RBI’s inconsistent view—सविस्तर माहितीसाठी Business Standard मधील बातमी वाचावी.

The decision by the Monetary Policy Committee (MPC) of the Reserve Bank of India (RBI) to keep the policy rate unchanged was not a surprise. However, the interpretation of the grounds underlying the decision has led to disagreement, even controversy. There are two issues here. The first is the analytical credibility of the MPC’s approach. The second is public dissonance in the views of the finance ministry and the RBI.
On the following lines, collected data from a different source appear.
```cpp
enum PhaseId { PH_DIST_M, PH_DIST_VA, PH_DIST_S, PH_EMBED, PH_NF_BV0, PH_BV1, PH_B2_VF1, PH_TAIL, PH_COUNT };
struct PhaseRange { int first, last; };
constexpr PhaseRange kPhase[PH_COUNT] = {
    {L_DM1, L_DV1},
    {L_DV2, L_DFIN_A},
    {L_DS1, L_DFIN_S},
    {L_PE1, L_RD2},
    {L_NF1, L_BV0},
    {L_BV1, L_BV1},
    {L_B2, L_VF1},
    {L_VF2, L_RF3},
};
constexpr int phase_begin(int ph, int ar = AR_F32) { return layer_offset(kPhase[ph].first, ar); }
constexpr int phase_floats(int ph, int ar = AR_F32) { return layer_offset(kPhase[ph].last + 1, ar) - layer_offset(kPhase[ph].first, ar); }
constexpr int max_phase_floats(int ar = AR_F32) {
    int m = 0;
    for (int i = 0; i < PH_COUNT; ++i) m = phase_floats(i, ar) > m ? phase_floats(i, ar) : m;
    return m;
}
constexpr int stage_region_bytes(int ar = AR_F32) { return (max_phase_floats(ar) * 4 + 1023) / 1024 * 1024; }
constexpr int weight_lds_floats(int ar = AR_F32) { return 2 * stage_region_bytes(ar) / 4; }
constexpr int kStageRegionBytes = stage_region_bytes();
constexpr int kWeightLdsFloats = weight_lds_floats();
constexpr int phase_count(bool vis) { return vis ? PH_COUNT : PH_COUNT - 1; }
constexpr int phase_seq(int ph, bool vis) { return (vis || ph < PH_DIST_S) ? ph : ph - 1; }
constexpr int phase_next(int ph, bool vis) {
    return ph == PH_COUNT - 1 ? 0 : ((!vis && ph + 1 == PH_DIST_S) ? ph + 2 : ph + 1);
}

constexpr int RW_WQ = 0, RW_WK = 256, RW_WV = 512, RW_FC = 768, RW_LNW = 1024, RW_LNB = 1040,
              RW_OG0W = 1056, RW_OG0B = 1312, RW_OG2W = 1328, RW_OG2B = 1344, kPackedRayFloats = 1348;

constexpr int kPackedPassFloats = kPackedPointFloats + kPackedRayFloats;

constexpr int kPointRec = 20;

constexpr int kViewConst = 20;
constexpr int kMaxViews = 16;
constexpr int kQueryConst = 28;

enum PassTensor {
    T_MEAN0_W, T_MEAN0_B, T_MEAN2_W, T_MEAN2_B, T_MEAN4_W, T_MEAN4_B,
    T_VAR0_W, T_VAR0_B, T_VAR2_W, T_VAR2_B, T_VAR4_W, T_VAR4_B,
    T_AW0_W, T_AW0_B, T_AW2_W, T_AW2_B, T_AW4_W, T_AW4_B,
    T_VIS0_W, T_VIS0_B, T_VIS2_W, T_VIS2_B, T_VIS4_W, T_VIS4_B,
    T_PE0_W, T_PE0_B, T_PE2_W, T_PE2_B,
    T_RD0_W, T_RD0_B, T_RD2_W, T_RD2_B,
    T_BASE0_W, T_BASE0_B, T_BASE2_W, T_BASE2_B,
    T_VF0_W, T_VF0_B, T_VF2_W, T_VF2_B,
    T_V20_W, T_V20_B, T_V22_W, T_V22_B,
    T_GF0_W, T_GF0_B, T_GF2_W, T_GF2_B,
    T_WQ, T_WK, T_WV, T_FC, T_LN_W, T_LN_B,
    T_OG0_W, T_OG0_B, T_OG2_W, T_OG2_B,
    T_RF0_W, T_RF0_B, T_RF2_W, T_RF2_B, T_RF4_W, T_RF4_B,
    T_NF0_W, T_NF0_B, T_NF2_W, T_NF2_B,
    T_COUNT
};

constexpr int kTensorRows[T_COUNT] = {
    32, 32, 32, 32, 2, 2,   32, 32, 32, 32, 2, 2,   32, 32, 32, 32, 1, 1,   32, 32, 32, 32, 1, 1,
    32, 32, 32, 32,   16, 16, 35, 35,   64, 64, 32, 32,   32, 32, 33, 33,   32, 32, 1, 1,   64, 64, 16, 16,
    16, 16, 16, 16, 16, 16,   16, 16, 1, 1,   16, 16, 8, 8, 1, 1,   8, 8, 1, 1,
};
constexpr int kTensorCols[T_COUNT] = {
    32, 1, 32, 1, 32, 1,   32, 1, 32, 1, 32, 1,   32, 1, 32, 1, 32, 1,   32, 1, 32, 1, 32, 1,
    34, 1, 32, 1,   4, 1, 16, 1,   207, 1, 64, 1,   32, 1, 32, 1,   32, 1, 32, 1,   65, 1, 64, 1,
    16, 16, 16, 16, 1, 1,   16, 1, 16, 1,   37, 1, 16, 1, 8, 1,   32, 1, 8, 1,
};
constexpr int tensor_floats(int t) { return kTensorRows[t] * kTensorCols[t]; }
constexpr int tensor_offset(int t) {
    int off = 0;
    for (int i = 0; i < t; ++i) off += tensor_floats(i);
    return off;
}
constexpr int kFlatPassFloats = tensor_offset(T_COUNT);

}
```

Baseline: 3.346 million rays/s.

## Stage geometry_fc weights in LDS and prefetch next tile's ray inputs

```diff
diff --git a/neuray_amd/csrc/nr_kernels.h b/neuray_amd/csrc/nr_kernels.h
--- a/neuray_amd/csrc/nr_kernels.h
+++ b/neuray_amd/csrc/nr_kernels.h
@@ -92,9 +92,11 @@
 template <int NT>
 constexpr int point_rmax() { return 12 * NT; }
 
+inline bool point_gf_lds(int nwaves, int ar) { return ar == AR_X3 && nwaves >= 4; }
 template <int NT>
 inline size_t point_smem_bytes(int nwaves, int ar = AR_F32) {
-    return sizeof(float) * (64 * ((size_t)(nwaves + 1) * point_rmax<NT>() + (ar == AR_X3 ? 0 : 16 * NT)) + weight_lds_floats(ar));
+    return sizeof(float) * (64 * ((size_t)(nwaves + 1) * point_rmax<NT>() + (ar == AR_X3 ? 0 : 16 * NT)) + weight_lds_floats(ar) +
+                            (point_gf_lds(nwaves, ar) ? gf_lds_floats(ar) : 0));
 }
 
 template <int NT, int OWN, int STAT, class WS>
@@ -218,9 +220,6 @@
 #ifndef NR_X3_BG_RESIDENT
 #define NR_X3_BG_RESIDENT 1
 #endif
-#ifndef NR_X3_GF_PREFETCH
-#define NR_X3_GF_PREFETCH 1
-#endif
     constexpr bool BG_RES = AR == AR_X3 && OWN == 1 && (NR_X3_BG_RESIDENT != 0);
     BgResident<OWN> bgres;
     if constexpr (BG_RES) bg_resident_load(W, lane, wave, nw, bgres);
@@ -233,7 +232,40 @@
     constexpr int CH = NR_POINT_CHUNK;
     const int G = (int)gridDim.x;
     auto tile_base = [&](int it) { return (((it / CH) * G + bid) * CH + (it % CH)) * 16; };
-    if (tile_base(0) < nloop) stage_issue<PH_DIST_M>(wl, W, wave, nw, lane);
+#ifndef NR_POINT_CARRY_F32
+#define NR_POINT_CARRY_F32 0
+#endif
+    constexpr bool CARRY = TR && OWN == 1 && (AR == AR_X3 || (NR_POINT_CARRY_F32 != 0));
+    float in_x = 0.0f, in_y = 0.0f, in_d = 0.0f, in_dg = 0.0f;
+    auto tile_inputs = [&](const auto* pt, int tbase, int gg) {
+        const int dn = pt->dn, tix = tbase >> 4;
+#if NR_POINT_TILE_ORDER == 1
+        const int nrb = (pt->rn + 15) / 16, smp = tix / nrb, rb = tix - smp * nrb;
+#else
+        const int rb = tix / dn, smp = tix - rb * dn;
+#endif
+        int ray = rb * 16 + c;
+        ray = ray < pt->rn ? ray : pt->rn - 1;
+        const float* drow = pt->depth + (size_t)ray * dn;
+        const int nxt = smp + 1 < dn ? smp + 1 : smp, prv = smp > 0 ? smp - 1 : 0;
+        in_x = pt->coords[2 * ray]; in_y = pt->coords[2 * ray + 1];
+        in_d = drow[smp];
+        in_dg = drow[gg == 0 ? smp : (gg == 1 ? nxt : prv)];
+    };
+    constexpr bool GF_LDS = AR == AR_X3 && OWN == 1;
+    auto make_wg = [&]() {
+        if constexpr (GF_LDS) return typename ws_lds<decltype(make_w())>::type{wl + weight_lds_floats(AR), gf_lds_begin(AR) * 4};
+        else return W;
+    };
+    const auto WG = make_wg();
+    if (tile_base(0) < nloop) {
+        stage_issue<PH_DIST_M>(wl, W, wave, nw, lane);
+        if constexpr (GF_LDS) {
+            for (int c_ = wave; c_ < gf_lds_floats(AR) / 256; c_ += nw)
+                nr_dma16(ws_raw(W), wl + weight_lds_floats(AR) + c_ * 256, lane, lane * 16, gf_lds_begin(AR) * 4 + c_ * 1024);
+        }
+        if constexpr (CARRY) tile_inputs(NR_ARGS_HERE(PointParams, p), tile_base(0), g);
+    }
     for (int it = 0, base; (base = tile_base(it)) < nloop; ++it, seq0 += phase_count(HAS_VIS)) {
         const bool more = tile_base(it + 1) < nloop;
         const int glane = lane + nr_opaque_zero();
@@ -274,13 +306,13 @@
                 smp = pi - ray * dn;
             }
             pidx = pi;
-            const Ray r = make_ray<false>(qc, pt->coords[2 * ray], pt->coords[2 * ray + 1]);
+            const Ray r = make_ray<false>(qc, CARRY ? in_x : pt->coords[2 * ray], CARRY ? in_y : pt->coords[2 * ray + 1]);
             const float* drow = pt->depth + (size_t)ray * dn;
-            const float d = drow[smp];
+            const float d = CARRY ? in_d : drow[smp];
             float s_c, s_n, s_p, s_x;
             {
                 const int nxt = smp + 1 < dn ? smp + 1 : smp, prv = smp > 0 ? smp - 1 : 0;
-                const float dg = drow[gg == 0 ? smp : (gg == 1 ? nxt : prv)];
+                const float dg = CARRY ? in_dg : drow[gg == 0 ? smp : (gg == 1 ? nxt : prv)];
                 nr_group_gather4(norm_inv_depth_fast(dg, qnearp, qfarp, qinv), s_c, s_n, s_p, s_x);
             }
             const float half_c = (smp == dn - 1) ? 500000.0f : (s_n - s_c) * 0.5f;
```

The policy rate is on hold since December 2016. In December, the MPC cited volatility in crude oil prices, financial market turbulence, rising food prices, and uncertainties about the impact of demonetisation to hold rates arguing “…it is prudent to wait and watch how these factors play out and impinge upon the outlook…”. In February, the MPC changed its policy stance from “accommodative” to “neutral”. It did not specify what the change in adjective meant but justified holding the policy rate”…to assess how the transitory effects of demonetisation on inflation and the output gap play out…”. In April, the MPC asserted that “underlying inflation pressures persist…”, and foresaw an increase in aggregate demand pressures, while the effects of demonetisation are “distinctly on the wane, and should fade away by the Q4 of 2016-17”. There was now an explicit judgement that inflation was expected to rise. In the latest, June 7 statement, the MPC noted that “the transitory effects of demonetisation have lingered on in price formations…entangled with excess supply conditions with respect to fruits and vegetables…” It went further: “…the current state of the economy underscores the need to revive private investment, restore banking sector health and remove infrastructural bottlenecks. Monetary policy can play a more effective role only when these factors are in place” (my italics).